The concept of pKa is fundamental when dealing with acids and bases, particularly in the context of buffer solutions. In simple terms, pKa is the negative logarithm of the acid dissociation constant \(K_a\). It provides an insight into the strength of an acid.
To calculate pKa, you use the formula:

• \(pK_a = -\log{K_a}\)

Acetic acid, a common weak acid in buffer solutions, has a \(K_a\) of approximately \(1.8 \times 10^{-5}\). By using the pKa formula, you can calculate:

• \(pK_a = -\log{(1.8 \times 10^{-5})} \approx 4.74\)

A lower pKa value indicates a stronger acid, meaning the acid donates protons more easily. Understanding this helps students grasp how different acids influence buffer systems and their equilibrium. The pKa tells you the pH at which the concentrations of the acid and its conjugate base are equal. This is crucial for constructing effective buffer solutions.

acetic acid equilibrium

Acetic acid equilibrium is an essential concept when working with buffer solutions. It involves understanding how acetic acid, \(HC_2H_3O_2\), dissociates in solution to release protons (\(H^+\)) and form acetate ions (\(C_2H_3O_2^-\)).
This equilibrium can be represented as:

• \(HC_2H_3O_2 \rightleftharpoons H^+ + C_2H_3O_2^-\)
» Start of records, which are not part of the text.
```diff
@@ -2259,6 +2263,7 @@
     if (s->persist && m->rest_beside_head && ctx->stream_head && m->head_rows_built && s->params.mode == DVS_MODE_NMOST &&
         !order && !labels) {
         s->used_side_streams = true;
+        if (s->setup_side != ctx->stream_head) s->side_work_elsewhere = true;
         return dvs_persist_prepare_head(ctx, s, m->head_rows_built, ctx->stream_head);
     }
     return DVS_OK;
```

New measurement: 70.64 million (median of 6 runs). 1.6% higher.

At equilibrium, the rate of the forward reaction (acetic acid dissociating) equals the rate of the reverse reaction (acetate forming acetic acid).
The position of this equilibrium affects the pH of the solution and can be shifted by adding strong acids or bases. For example, adding \(HCl\) increases \([H^+]\), shifting the equilibrium to the left, forming more \(HC_2H_3O_2\).
Understanding these shifts allows students to calculate the molar amounts needed to achieve desired pH levels in buffer systems. In buffered solutions, acetic acid acts as a weak acid, while the acetate ion acts as its conjugate base, both contributing to the buffering capacity of the solution.

Henderson-Hasselbalch equation

The Henderson-Hasselbalch equation is a powerful tool for calculating the pH of buffer solutions. It relates pKa and the ratio of the concentration of the acid and its conjugate base in the buffer.
The equation is:

• \( \mathrm{pH} = \mathrm{pK_a} + \log{\frac{[\text{Base}]}{[\text{Acid}]}} \)

In our exercise, this helps determine how much \(HCl(g)\) to add to achieve specific pH levels. By rearranging and applying the equation, students can find the exact amount of acid or base needed to maintain a stable pH in their buffer.
For instance, when \(\mathrm{pH} = \mathrm{pK_a}\), the concentrations of acetic acid and acetate are equal, demonstrating maximum buffer capacity. When the pH shifts, the ratio of base to acid becomes crucial in maintaining the desired pH.
Understanding the Henderson-Hasselbalch equation provides insight into the chemistry of buffers and helps with practical applications like biochemistry and environmental science.